RECORDS SHOWN:
+ + + +
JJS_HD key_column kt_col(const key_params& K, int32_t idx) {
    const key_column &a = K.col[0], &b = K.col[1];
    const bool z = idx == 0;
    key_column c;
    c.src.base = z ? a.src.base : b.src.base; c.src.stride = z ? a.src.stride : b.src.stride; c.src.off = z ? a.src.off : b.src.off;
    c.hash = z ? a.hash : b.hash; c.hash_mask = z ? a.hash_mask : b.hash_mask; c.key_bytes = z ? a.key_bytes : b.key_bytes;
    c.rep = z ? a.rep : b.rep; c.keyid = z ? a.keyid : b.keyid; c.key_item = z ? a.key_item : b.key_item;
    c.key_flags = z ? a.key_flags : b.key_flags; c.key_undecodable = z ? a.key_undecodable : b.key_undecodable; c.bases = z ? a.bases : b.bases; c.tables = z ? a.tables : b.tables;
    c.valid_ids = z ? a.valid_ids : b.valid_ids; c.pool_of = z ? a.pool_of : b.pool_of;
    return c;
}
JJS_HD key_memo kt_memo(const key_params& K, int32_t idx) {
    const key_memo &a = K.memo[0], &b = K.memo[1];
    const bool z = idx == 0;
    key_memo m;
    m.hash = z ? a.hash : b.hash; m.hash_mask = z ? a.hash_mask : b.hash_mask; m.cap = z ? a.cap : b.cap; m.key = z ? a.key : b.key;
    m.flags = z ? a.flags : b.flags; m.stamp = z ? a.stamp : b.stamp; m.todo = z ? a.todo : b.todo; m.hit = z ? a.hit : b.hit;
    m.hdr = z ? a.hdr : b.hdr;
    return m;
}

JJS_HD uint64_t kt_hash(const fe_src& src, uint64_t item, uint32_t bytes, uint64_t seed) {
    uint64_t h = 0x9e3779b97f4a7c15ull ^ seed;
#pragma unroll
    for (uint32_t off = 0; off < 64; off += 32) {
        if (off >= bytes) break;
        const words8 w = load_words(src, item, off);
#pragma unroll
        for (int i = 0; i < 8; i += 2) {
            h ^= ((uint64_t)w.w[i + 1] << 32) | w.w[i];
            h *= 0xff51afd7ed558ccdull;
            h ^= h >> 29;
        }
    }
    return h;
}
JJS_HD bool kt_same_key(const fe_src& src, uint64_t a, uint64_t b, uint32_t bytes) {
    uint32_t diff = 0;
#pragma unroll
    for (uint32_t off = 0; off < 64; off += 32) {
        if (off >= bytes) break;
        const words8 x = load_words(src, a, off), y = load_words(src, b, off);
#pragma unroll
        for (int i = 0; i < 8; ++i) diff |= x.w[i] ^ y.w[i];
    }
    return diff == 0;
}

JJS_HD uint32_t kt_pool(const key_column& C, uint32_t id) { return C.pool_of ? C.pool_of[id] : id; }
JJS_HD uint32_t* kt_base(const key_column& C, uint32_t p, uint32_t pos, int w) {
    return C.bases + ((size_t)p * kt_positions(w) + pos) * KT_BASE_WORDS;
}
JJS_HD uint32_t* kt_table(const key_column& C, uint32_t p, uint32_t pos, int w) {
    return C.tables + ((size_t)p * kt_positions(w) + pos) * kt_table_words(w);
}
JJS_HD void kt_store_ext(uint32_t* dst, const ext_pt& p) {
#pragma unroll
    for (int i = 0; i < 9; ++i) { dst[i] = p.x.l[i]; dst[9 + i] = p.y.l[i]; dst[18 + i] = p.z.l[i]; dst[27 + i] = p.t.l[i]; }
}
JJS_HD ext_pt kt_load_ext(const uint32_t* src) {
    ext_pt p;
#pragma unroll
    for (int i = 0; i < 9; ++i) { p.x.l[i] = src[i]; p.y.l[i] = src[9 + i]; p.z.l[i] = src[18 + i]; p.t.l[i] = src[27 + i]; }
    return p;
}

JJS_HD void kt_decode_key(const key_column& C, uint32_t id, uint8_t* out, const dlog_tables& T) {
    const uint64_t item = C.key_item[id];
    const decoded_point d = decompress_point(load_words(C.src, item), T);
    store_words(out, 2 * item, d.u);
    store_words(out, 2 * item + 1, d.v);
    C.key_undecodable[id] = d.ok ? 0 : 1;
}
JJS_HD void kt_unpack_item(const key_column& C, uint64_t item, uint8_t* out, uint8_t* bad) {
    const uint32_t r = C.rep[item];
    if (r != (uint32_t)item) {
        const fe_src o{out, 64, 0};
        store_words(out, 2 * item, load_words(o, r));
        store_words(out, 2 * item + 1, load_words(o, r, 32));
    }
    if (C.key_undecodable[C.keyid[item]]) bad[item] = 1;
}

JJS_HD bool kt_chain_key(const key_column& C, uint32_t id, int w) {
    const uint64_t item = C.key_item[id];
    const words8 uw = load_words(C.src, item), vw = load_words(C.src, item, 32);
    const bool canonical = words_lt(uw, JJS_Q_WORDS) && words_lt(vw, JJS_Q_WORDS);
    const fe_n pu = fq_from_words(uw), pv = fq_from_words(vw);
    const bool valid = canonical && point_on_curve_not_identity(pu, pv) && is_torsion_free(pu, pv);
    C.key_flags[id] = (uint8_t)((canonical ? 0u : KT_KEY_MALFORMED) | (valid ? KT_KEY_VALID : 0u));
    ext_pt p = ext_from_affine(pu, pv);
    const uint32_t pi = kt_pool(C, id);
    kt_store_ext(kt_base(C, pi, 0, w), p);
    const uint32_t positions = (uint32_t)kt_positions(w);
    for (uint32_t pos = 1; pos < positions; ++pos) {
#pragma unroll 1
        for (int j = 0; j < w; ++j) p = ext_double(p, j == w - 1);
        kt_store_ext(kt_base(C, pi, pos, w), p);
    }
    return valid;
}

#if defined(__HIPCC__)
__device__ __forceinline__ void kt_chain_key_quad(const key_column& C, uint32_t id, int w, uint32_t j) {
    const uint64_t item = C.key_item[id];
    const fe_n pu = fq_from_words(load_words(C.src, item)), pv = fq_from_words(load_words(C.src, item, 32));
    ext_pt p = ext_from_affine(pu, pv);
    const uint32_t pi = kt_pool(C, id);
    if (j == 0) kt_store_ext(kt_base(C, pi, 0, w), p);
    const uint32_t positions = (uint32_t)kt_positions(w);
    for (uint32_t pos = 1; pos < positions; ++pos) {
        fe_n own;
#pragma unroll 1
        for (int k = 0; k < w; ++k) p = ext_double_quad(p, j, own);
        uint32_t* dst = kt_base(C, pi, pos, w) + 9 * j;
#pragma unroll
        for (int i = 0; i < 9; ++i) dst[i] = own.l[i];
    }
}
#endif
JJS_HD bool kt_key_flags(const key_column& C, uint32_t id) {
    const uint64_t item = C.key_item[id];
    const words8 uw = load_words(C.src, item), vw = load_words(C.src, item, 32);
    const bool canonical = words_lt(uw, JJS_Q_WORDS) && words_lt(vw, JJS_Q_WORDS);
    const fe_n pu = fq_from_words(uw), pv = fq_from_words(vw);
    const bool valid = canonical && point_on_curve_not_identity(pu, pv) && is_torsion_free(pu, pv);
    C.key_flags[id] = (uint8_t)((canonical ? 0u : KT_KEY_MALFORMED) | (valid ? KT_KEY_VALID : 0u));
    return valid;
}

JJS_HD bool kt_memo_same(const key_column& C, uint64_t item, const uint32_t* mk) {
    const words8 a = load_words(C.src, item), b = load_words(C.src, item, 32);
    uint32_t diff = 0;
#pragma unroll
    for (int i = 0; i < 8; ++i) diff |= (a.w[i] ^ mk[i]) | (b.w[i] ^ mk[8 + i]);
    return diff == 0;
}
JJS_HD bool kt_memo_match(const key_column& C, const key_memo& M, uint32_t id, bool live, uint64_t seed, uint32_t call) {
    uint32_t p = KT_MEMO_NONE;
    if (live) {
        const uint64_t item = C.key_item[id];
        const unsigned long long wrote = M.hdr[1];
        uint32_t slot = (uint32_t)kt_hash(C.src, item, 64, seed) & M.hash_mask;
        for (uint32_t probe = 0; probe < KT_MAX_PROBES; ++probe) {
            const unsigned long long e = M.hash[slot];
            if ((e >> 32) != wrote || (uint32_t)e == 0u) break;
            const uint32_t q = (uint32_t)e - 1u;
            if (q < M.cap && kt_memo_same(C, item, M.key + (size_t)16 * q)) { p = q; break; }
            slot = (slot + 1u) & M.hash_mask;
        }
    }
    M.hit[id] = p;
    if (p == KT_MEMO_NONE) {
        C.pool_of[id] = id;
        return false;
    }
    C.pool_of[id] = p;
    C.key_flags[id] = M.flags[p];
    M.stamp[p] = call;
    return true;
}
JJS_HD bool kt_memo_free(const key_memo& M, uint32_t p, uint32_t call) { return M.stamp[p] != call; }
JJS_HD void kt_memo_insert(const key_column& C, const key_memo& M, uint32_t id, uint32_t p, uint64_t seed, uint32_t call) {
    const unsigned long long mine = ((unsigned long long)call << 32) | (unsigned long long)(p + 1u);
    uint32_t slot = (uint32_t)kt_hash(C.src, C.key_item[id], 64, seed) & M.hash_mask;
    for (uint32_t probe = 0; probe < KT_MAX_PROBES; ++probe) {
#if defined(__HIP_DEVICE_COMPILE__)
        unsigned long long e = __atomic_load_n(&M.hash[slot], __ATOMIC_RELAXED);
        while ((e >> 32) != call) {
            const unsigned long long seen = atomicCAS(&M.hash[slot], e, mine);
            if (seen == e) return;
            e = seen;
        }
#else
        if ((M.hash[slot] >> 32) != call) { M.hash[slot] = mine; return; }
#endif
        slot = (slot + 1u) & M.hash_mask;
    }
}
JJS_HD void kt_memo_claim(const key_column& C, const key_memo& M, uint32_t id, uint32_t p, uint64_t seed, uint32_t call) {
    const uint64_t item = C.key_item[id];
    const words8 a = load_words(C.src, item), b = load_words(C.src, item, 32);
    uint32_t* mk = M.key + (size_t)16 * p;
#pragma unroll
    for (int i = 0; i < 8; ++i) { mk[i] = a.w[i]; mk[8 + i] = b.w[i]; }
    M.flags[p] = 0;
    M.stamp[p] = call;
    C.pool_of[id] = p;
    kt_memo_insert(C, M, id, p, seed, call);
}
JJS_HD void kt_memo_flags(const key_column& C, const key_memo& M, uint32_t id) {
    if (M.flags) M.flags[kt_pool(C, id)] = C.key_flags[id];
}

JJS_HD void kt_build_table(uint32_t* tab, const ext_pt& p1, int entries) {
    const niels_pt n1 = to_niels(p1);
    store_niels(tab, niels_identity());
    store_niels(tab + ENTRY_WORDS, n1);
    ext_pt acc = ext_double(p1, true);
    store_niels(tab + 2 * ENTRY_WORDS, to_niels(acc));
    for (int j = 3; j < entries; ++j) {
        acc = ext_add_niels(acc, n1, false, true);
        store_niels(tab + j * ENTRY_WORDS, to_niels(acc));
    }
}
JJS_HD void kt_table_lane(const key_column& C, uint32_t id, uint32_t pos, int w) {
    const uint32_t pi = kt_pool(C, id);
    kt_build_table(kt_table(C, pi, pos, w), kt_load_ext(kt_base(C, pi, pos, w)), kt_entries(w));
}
+ + + +
WHAT IS REQUIRED:
Please show, exactly as written, every line above that contains the word "false".

EXERCISE SOLUTION:
        return false;
        acc = ext_add_niels(acc, n1, false, true);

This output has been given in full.